A recent study has found a potential target within cells that could be addressed with medication to help alleviate or prevent autonomic dysfunction in individuals with spinal cord injuries. When nerve cells in the spinal cord are triggered by stressful or dangerous situations, they activate involuntary responses known as “fight or flight” reactions. These responses lead to alterations in blood pressure and the release of stress hormones into the bloodstream. Typically, these reactions are brief and regulated, but they become disrupted following a spinal cord injury.
A groundbreaking research study featured in the publication Science Translational Medicine has identified a potential target for medication within cells, which, if properly regulated, could help prevent or reduce autonomic dysfunction and enhance the overall quality of life for individuals with spinal cord injury.
Lead author Phillip Popovich, PhD, who serves as the professor and chair of the department of neurosciences, explained, “Our findings indicate that the exaggerated and life-threatening autonomic reflexes that occur following a spinal cord injury are linked to abnormal growth and reorganization of nerve fibers in the spinal cord. This abnormal growth and reorganization is under the control of a specific type of cell known as microglia.”
Once at The Ohio State University Wexner Medical Center and College of Medicine.

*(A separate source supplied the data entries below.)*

template <bool PRE, int WG = 4, bool TAIL = false>
__global__ __launch_bounds__(64 * WG, WG == 8 ? 1 : 2) void wino_f23_pipe_kernel(
    const float* __restrict__ x, const float* __restrict__ U, const float* __restrict__ bias,
    const float* __restrict__ skip, const float2* __restrict__ pre, float* __restrict__ y,
    float2* __restrict__ stats, WinoGeo g, int xcd_remap, const float* __restrict__ x2) {
  constexpr int kWN = 16;
  constexpr int kPatch = kCK * kPR * kPCp;
  __shared__ __attribute__((aligned(16))) float s_patch_raw[2][kPatch];
  constexpr int kVBuf = kCK * kM * kVS;
  __shared__ __attribute__((aligned(16))) float s_v[2][kVBuf];
  __shared__ float2 s_ss[PRE ? kPreMaxCin : 1];

  WINO_TS(0);
  const int tid = threadIdx.x;
  const int wave = tid >> 6, lane = tid & 63;
  const unsigned nblk = gridDim.x;
  unsigned b = blockIdx.x;
  if (xcd_remap) b = (b & 7u) * (nblk >> 3) + (b >> 3);
  unsigned cb, rx, ry;
  unsigned r = udivmod(b, (unsigned)g.cout_blocks, cb);
  r = udivmod(r, (unsigned)g.regions_x, rx);
  const int n = (int)udivmod(r, (unsigned)g.regions_y, ry);
  const int oy0 = (int)ry * kOutRows, ox0 = (int)rx * kOutCols;
  const int cout_w = (int)cb * (WG * kWN) + wave * kWN;
  constexpr int kCT = kCK * 4 / WG;
  const int phc = WG == 8 ? __builtin_amdgcn_readfirstlane(tid >> 8) : 0;

  f4 acc[16][2];

  const int64_t plane = (int64_t)g.H * g.W;
  const int C2 = g.Cin - g.C1;
  const float* xn = x + (int64_t)n * g.C1 * plane;
  const float2* pre_n = PRE ? pre + (int64_t)n * g.Cin : nullptr;
  const int kq = lane >> 4, jj = lane & 15;
  const int nch = g.Cin / kCK;

  const __amdgpu_buffer_rsrc_t xrs = __builtin_amdgcn_make_buffer_rsrc(
      const_cast<float*>(xn), 0, (int)(g.C1 * plane * 4), 0x00020000);
  const __amdgpu_buffer_rsrc_t xrs2 = __builtin_amdgcn_make_buffer_rsrc(
      const_cast<float*>(C2 > 0 ? x2 + (int64_t)n * C2 * plane : xn), 0,
      (int)((C2 > 0 ? C2 : g.C1) * plane * 4), 0x00020000);
  const __amdgpu_buffer_rsrc_t urs = __builtin_amdgcn_make_buffer_rsrc(
      const_cast<float*>(U), 0, (int)((int64_t)g.Cin * g.Cout * 64), 0x00020000);

  constexpr int kPos = kPR * kPC;
  int poff, pdst;
  bool pin;
  {
    const int t8 = tid & 255;
    const int t = t8 < kPos ? t8 : 0;
    const int py = t / kPC, px = t - py * kPC;
    const int iy = oy0 - 1 + py, ix = ox0 - 1 + px;
    pin = iy >= 0 && iy < g.H && ix >= 0 && ix < g.W;
    const int cy = min(max(iy, 0), g.H - 1), cx = min(max(ix, 0), g.W - 1);
    poff = (cy * g.W + cx) * 4;
    pdst = py * kPCp + px + phc * kCT * (kPR * kPCp);
  }
  float pv[kCT];
  auto load_patch = [&](int k) {
    const int cc = min(k, nch - 1) * kCK;
    const bool second = cc >= g.C1;
    const int soff = ((second ? cc - g.C1 : cc) + phc * kCT) * (int)plane * 4;
#pragma unroll
    for (int c = 0; c < kCT; ++c)
      pv[c] = __uint_as_float(__builtin_amdgcn_raw_buffer_load_b32(
          second ? xrs2 : xrs, poff, soff + c * (int)plane * 4, 0));
  };
  auto store_patch_from = [&](const float* src, float* sp, int k) {
    const int c0 = min(k, nch - 1) * kCK + phc * kCT;
#pragma unroll
    for (int c = 0; c < kCT; ++c) {
      float v = src[c];
      if (PRE) {
        const float2 st = s_ss[c0 + c];
        v = silu_f(v * st.x + st.y);
      }
      sp[pdst + c * (kPR * kPCp)] = pin ? v : 0.f;
    }
  };
  auto store_patch = [&](float* sp, int k) { store_patch_from(pv, sp, k); };
  f4 uo[2][4];
  const int uoff = ((kq * g.Cout + cout_w + jj) * 16) * 4;
  auto load_u = [&](int ks, int k) {
    const int soff = ((min(k, nch - 1) * kCK + 4 * ks) * g.Cout) * 64;
#pragma unroll
    for (int q = 0; q < 4; ++q) {
      using u4 = __attribute__((ext_vector_type(4))) unsigned;
      const u4 w = __builtin_amdgcn_raw_buffer_load_b128(urs, uoff + q * 16, soff, 0);
      uo[ks][q] = __builtin_bit_cast(f4, w);
    }
  };
  const int tc = (tid & 255) >> 5, tm = tid & 31;
  const int tty = tm / kTC, ttx = tm - tty * kTC;
  float d[4][4];
  auto read_d = [&](const float* sp) {
#pragma unroll
    for (int i = 0; i < 4; ++i)
#pragma unroll
      for (int j = 0; j < 4; j += 2) {
        const float2 v2 =
            *reinterpret_cast<const float2*>(&sp[(tc * kPR + 2 * tty + i) * kPCp + 2 * ttx + j]);
        d[i][j] = v2.x;
        d[i][j + 1] = v2.y;
      }
  };
  auto write_v = [&](float* sv) {
    float t[4][4];
#pragma unroll
    for (int j = 0; j < 4; ++j) {
      t[0][j] = d[0][j] - d[2][j];
      t[1][j] = d[1][j] + d[2][j];
      t[2][j] = d[2][j] - d[1][j];
      t[3][j] = d[1][j] - d[3][j];
    }
    f4* dst = reinterpret_cast<f4*>(&sv[(tc * kM + tm) * kVS]);
#pragma unroll
    for (int i = 0; i < 4; ++i)
      dst[i] = f4{t[i][0] - t[i][2], t[i][1] + t[i][2], t[i][2] - t[i][1], t[i][1] - t[i][3]};
  };

  float pv0[kCT], pv1[kCT];
  load_patch(0);
#pragma unroll
  for (int c = 0; c < kCT; ++c) pv0[c] = pv[c];
  load_patch(1);
#pragma unroll
  for (int c = 0; c < kCT; ++c) pv1[c] = pv[c];
  load_patch(2);
  load_u(0, 0);
  load_u(1, 0);
  if (PRE) {
    for (int c = tid; c < g.Cin; c += 64 * WG) s_ss[c] = pre_n[c];
    __syncthreads();
  }
  WINO_TS(1);
  store_patch_from(pv0, s_patch_raw[0], 0);
  store_patch_from(pv1, s_patch_raw[1], 1);
  __syncthreads();
  WINO_TS(2);
  read_d(s_patch_raw[0]);
  write_v(s_v[0]);
  __syncthreads();

  f4 a[4];
  auto a_src = [&](const float* sv, int grp) {
    const int ks = grp >> 1, mb = grp & 1;
    return reinterpret_cast<const f4*>(&sv[((4 * ks + kq) * kM + mb * 16 + jj) * kVS]);
  };
  {
    const f4* src = a_src(s_v[0], 0);
#pragma unroll
    for (int q = 0; q < 4; ++q) a[q] = src[q];
  }
  auto step = [&](int k, auto sb_c, auto first_c, auto tm_c) __attribute__((always_inline)) {
    constexpr int SB = decltype(sb_c)::value;
    constexpr bool FIRST = decltype(first_c)::value;
    constexpr int TM = decltype(tm_c)::value;
    const float* sv = s_v[SB];
#pragma unroll
    for (int grp = 0; grp < 4; ++grp) {
      const int ks = grp >> 1, mb = grp & 1;
      __builtin_amdgcn_sched_barrier(0);
      if (TM < 3 && grp == 0) read_d(s_patch_raw[SB ^ 1]);
      if (TM < 3 && grp == 1) write_v(s_v[SB ^ 1]);
      if (TM < 2 && grp == 2) store_patch(s_patch_raw[SB], k + 2);
      if (TM < 1 && grp == 3) load_patch(k + 3);
      __builtin_amdgcn_sched_barrier(0);
#pragma unroll
      for (int q = 0; q < 4; ++q) {
#pragma unroll
        for (int pp = 0; pp < 4; ++pp)
          acc[4 * q + pp][mb] = __builtin_amdgcn_mfma_f32_16x16x4f32(
              a[q][pp], uo[ks][q][pp],
              (FIRST && ks == 0) ? f4{0.f, 0.f, 0.f, 0.f} : acc[4 * q + pp][mb], 0, 0, 0);
        if (grp < 3) a[q] = a_src(sv, grp + 1)[q];
        if (TM < 3 && mb == 1) {
          const int soff = ((min(k + 1, nch - 1) * kCK + 4 * ks) * g.Cout) * 64;
          using u4 = __attribute__((ext_vector_type(4))) unsigned;
          const u4 w = __builtin_amdgcn_raw_buffer_load_b128(urs, uoff + q * 16, soff, 0);
          uo[ks][q] = __builtin_bit_cast(f4, w);
        }
      }
    }
    if constexpr (TM < 3) {
      __syncthreads();
      const f4* src = a_src(s_v[SB ^ 1], 0);
#pragma unroll
      for (int q = 0; q < 4; ++q) a[q] = src[q];
    }
  };
  using C0 = std::integral_constant<int, 0>;
  using C1 = std::integral_constant<int, 1>;
  using F = std::false_type;
  WINO_TS(3);
  using T0 = std::integral_constant<int, 0>;
  auto run = [&]() __attribute__((always_inline)) {
    step(0, C0{}, std::true_type{}, T0{});
    int k = 1;
    if constexpr (TAIL) {
      for (; k + 1 <= nch - 4; k += 2) {
        step(k, C1{}, F{}, T0{});
        step(k + 1, C0{}, F{}, T0{});
      }
      step(k, C1{}, F{}, std::integral_constant<int, 1>{});
      step(k + 1, C0{}, F{}, std::integral_constant<int, 2>{});
      step(k + 2, C1{}, F{}, std::integral_constant<int, 3>{});
    } else {
      for (; k + 1 < nch; k += 2) {
        step(k, C1{}, F{}, T0{});
        step(k + 1, C0{}, F{}, T0{});
      }
      if (k < nch) step(k, C1{}, F{}, T0{});
    }
  };
  run();
  WINO_TS(4);

  const float rdiv = 1.f / g.div;
  for (int once = 0; once < 1; ++once) {
    if (cout_w >= g.CoutS) continue;
    const int co = cout_w + jj;
    const float bv = bias ? bias[co] : 0.f;
    const int64_t obase = ((int64_t)n * g.CoutS + co) * plane;
    float lm = 0.f, lm2 = 0.f;
#pragma unroll
    for (int mb = 0; mb < 2; ++mb) {
      const int oy = oy0 + 2 * (2 * mb + (kq >> 1));
      const int ox = ox0 + 8 * (kq & 1);
#pragma unroll
      for (int h = 0; h < 2; ++h) {
#pragma unroll
        for (int e = 0; e < 2; ++e) {
          f4 v;
#pragma unroll
          for (int u = 0; u < 2; ++u) {
            const int rg = 2 * e + u;
            float t[4];
#pragma unroll
            for (int j = 0; j < 4; ++j)
              t[j] = h == 0 ? acc[j][mb][rg] + acc[4 + j][mb][rg] + acc[8 + j][mb][rg]
                            : acc[4 + j][mb][rg] - acc[8 + j][mb][rg] - acc[12 + j][mb][rg];
            v[2 * u] = t[0] + t[1] + t[2] + bv;
            v[2 * u + 1] = t[1] - t[2] - t[3] + bv;
          }
          const int64_t o = obase + (int64_t)(oy + h) * g.W + ox + 4 * e;
          if (skip) {
            const f4 sk = *reinterpret_cast<const f4*>(&skip[o]);
#pragma unroll
            for (int c = 0; c < 4; ++c) v[c] = div_rn(sk[c] + v[c], g.div, rdiv);
          }
          *reinterpret_cast<f4*>(&y[o]) = v;
          if (stats) {
            const float sm = ((v[0] + v[1]) + (v[2] + v[3])) * 0.25f;
            float sm2 = 0.f;
#pragma unroll
            for (int c = 0; c < 4; ++c) sm2 = fmaf(v[c] - sm, v[c] - sm, sm2);
            constexpr float kW[8] = {1.f, 1.f / 2, 1.f / 3, 1.f / 4, 1.f / 5, 1.f / 6, 1.f / 7, 1.f / 8};
            const int st = 4 * mb + 2 * h + e;
            const float d = sm - lm;
            lm = lm + d * kW[st];
            lm2 = (lm2 + sm2) + d * d * (4.f * st * kW[st]);
          }
        }
      }
    }
    if (stats) {
      merge_stats(lm, lm2, __shfl_xor(lm, 16, 64), __shfl_xor(lm2, 16, 64), 32.f);
      merge_stats(lm, lm2, __shfl_xor(lm, 32, 64), __shfl_xor(lm2, 32, 64), 64.f);
      if (kq == 0) {
        const int R = g.regions_x * g.regions_y;
        const int region = (oy0 / kOutRows) * g.regions_x + ox0 / kOutCols;
        stats[((int64_t)n * g.CoutS + co) * R + region] = make_float2(lm, lm2);
      }
    }
  }
  WINO_TS(5);
}

template <bool PRE, bool PAIR>
__device__ __forceinline__ void k16_item(
    unsigned b, const float* __restrict__ x, const float* __restrict__ U,
// ... 208 lines not shown
    const float bv = bias ? bias[co] : 0.f;
    const int oimg = PAIR ? n + (kq & 1) : n;
    const int oxl = PAIR ? 0 : ox0 + 8 * (kq & 1);
    const int64_t obase = ((int64_t)(ks_idx * g.N + oimg) * g.CoutS + co) * plane;
    float lm = 0.f, lm2 = 0.f;
    f4 skv[2][2][2];
    if (skip) {
#pragma unroll
      for (int mb = 0; mb < 2; ++mb)
#pragma unroll
        for (int h = 0; h < 2; ++h)
#pragma unroll
          for (int e = 0; e < 2; ++e)
            skv[mb][h][e] = *reinterpret_cast<const f4*>(
                &skip[obase + (int64_t)(oy0 + 2 * (2 * mb + (kq >> 1)) + h) * g.W + oxl + 4 * e]);
    }
#pragma unroll
    for (int mb = 0; mb < 2; ++mb) {
      const int oy = oy0 + 2 * (2 * mb + (kq >> 1));
      const int ox = oxl;
#pragma unroll
      for (int h = 0; h < 2; ++h) {
#pragma unroll
        for (int e = 0; e < 2; ++e) {
          f4 v;
#pragma unroll
          for (int u = 0; u < 2; ++u) {
            const int rg = 2 * e + u;
            float t[4];
#pragma unroll
            for (int j = 0; j < 4; ++j)
              t[j] = h == 0 ? acc[j][mb][rg] + acc[4 + j][mb][rg] + acc[8 + j][mb][rg]
                            : acc[4 + j][mb][rg] - acc[8 + j][mb][rg] - acc[12 + j][mb][rg];
            v[2 * u] = t[0] + t[1] + t[2] + bv;
            v[2 * u + 1] = t[1] - t[2] - t[3] + bv;
          }
          const int64_t o = obase + (int64_t)(oy + h) * g.W + ox + 4 * e;
          if (skip) {
            const f4 sk = skv[mb][h][e];
#pragma unroll
            for (int c = 0; c < 4; ++c) v[c] = div_rn(sk[c] + v[c], g.div, rdiv);
          }
          *reinterpret_cast<f4*>(&y[o]) = v;
          if (!PAIR && stats) {
            const float sm = ((v[0] + v[1]) + (v[2] + v[3])) * 0.25f;
            float sm2 = 0.f;
#pragma unroll
            for (int c = 0; c < 4; ++c) sm2 = fmaf(v[c] - sm, v[c] - sm, sm2);
            constexpr float kW[8] = {1.f, 1.f / 2, 1.f / 3, 1.f / 4, 1.f / 5, 1.f / 6, 1.f / 7, 1.f / 8};
            const int st = 4 * mb + 2 * h + e;
            const float dd = sm - lm;
            lm = lm + dd * kW[st];
            lm2 = (lm2 + sm2) + dd * dd * (4.f * st * kW[st]);
          }
        }
      }
    }
    if (!PAIR && stats) {
      merge_stats(lm, lm2, __shfl_xor(lm, 16, 64), __shfl_xor(lm2, 16, 64), 32.f);
      merge_stats(lm, lm2, __shfl_xor(lm, 32, 64), __shfl_xor(lm2, 32, 64), 64.f);
      if (kq == 0) {
        const int R = g.regions_x * g.regions_y;
        const int region = (oy0 / kOutRows) * g.regions_x + ox0 / kOutCols;
        stats[((int64_t)n * g.CoutS + co) * R + region] = make_float2(lm, lm2);
      }
    }
  }
  WINO_TS(5);
}

template <bool PRE, bool PAIR = false>
__global__ __launch_bounds__(512, 1) void wino_f23_k16_kernel(
    const float* __restrict__ x, const float* __restrict__ U, const float* __restrict__ bias,
    const float* __restrict__ skip, const float2* __restrict__ pre, float* __restrict__ y,
    float2* __restrict__ stats, WinoGeo g, int xcd_remap, const float* __restrict__ x2,
    unsigned items) {
  const unsigned G = gridDim.x, w = blockIdx.x;
  unsigned first = w, stride = G, end = items;
  if (xcd_remap) {
    const unsigned xc = w & 7u, q = items >> 3, r = items & 7u;
    const unsigned start = xc * q + min(xc, r);
    first = start + (w >> 3);
    stride = G >> 3;
    end = start + q + (xc < r ? 1u : 0u);
  }
  for (unsigned b = first; b < end; b += stride) {
    if (b != first) __syncthreads();
    k16_item<PRE, PAIR>(b, x, U, bias, skip, pre, y, stats, g, x2);
  }
}

constexpr int kM24 = 16;
constexpr int kVS24 = 28;

struct Item24Carry {
  f4 uo[2][6];
  int tab_n;
  bool u_ready;
};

“By utilizing experimental techniques to eliminate microglia, we have discovered that it is feasible to prevent abnormal nerve growth and avoid autonomic complications following a spinal cord injury,” stated Popovich, who is also the executive director of Ohio State’s Belford Center for Spinal Cord Injury.
This study was conducted using a mouse model of spinal cord injury. However, abnormal and potentially life-threatening autonomic reflexes also manifest in other animals and individuals with spinal cord injuries, according to Popovich, who is also a member of Ohio State’s Institute for Behavioral Research Medicine.Autonomic dysfunction, also known as “dysautonomia,” is a significant issue for individuals who have experienced spinal cord injuries. In both humans and animals with spinal cord injuries, seemingly harmless stimuli, such as a full bladder, can lead to the suppression of the body’s immune system and cause uncontrolled fluctuations in blood pressure. This can result in life-threatening complications such as heart attack, stroke, metabolic disease, and severe infections like pneumonia. Currently, there is no known treatment to prevent dysautonomia. “We consider this a major finding,” said first author Faith Brennan, PhD, who began this work at Ohio State and is currently working as a neuroscience researcher at Queen’s University in Kingston, Ontario. “Although this is a well-known consequence of spinal cord injury, research has mostly focused on how the injury affects neurons that control autonomic function.”
Enhancing autonomic function is a major concern for individuals with spinal cord injury. Minimizing the impact of dysautonomia following spinal cord injury would greatly improve quality of life and life expectancy, Popovich noted.
The next phase of this study will concentrate on pinpointing the specific signals derived from neurons that regulate microglia, causing them to reshape spinal au.tonomic circuitry.
The discovery of these mechanisms could potentially lead to the development of new, highly targeted treatments for dysautonomia following spinal cord injury. This knowledge may also have implications for other neurological issues where dysautonomia is a factor, such as multiple sclerosis, Alzheimer’s disease, Parkinson’s disease, stroke, and traumatic brain injury,” mentioned Popovich.
Funding for this study was provided by the National Institutes of Health, the Ray W. Poppleton Endowment, the Craig H. Neilsen Foundation, and the Wings for Life Spinal Research Foundation.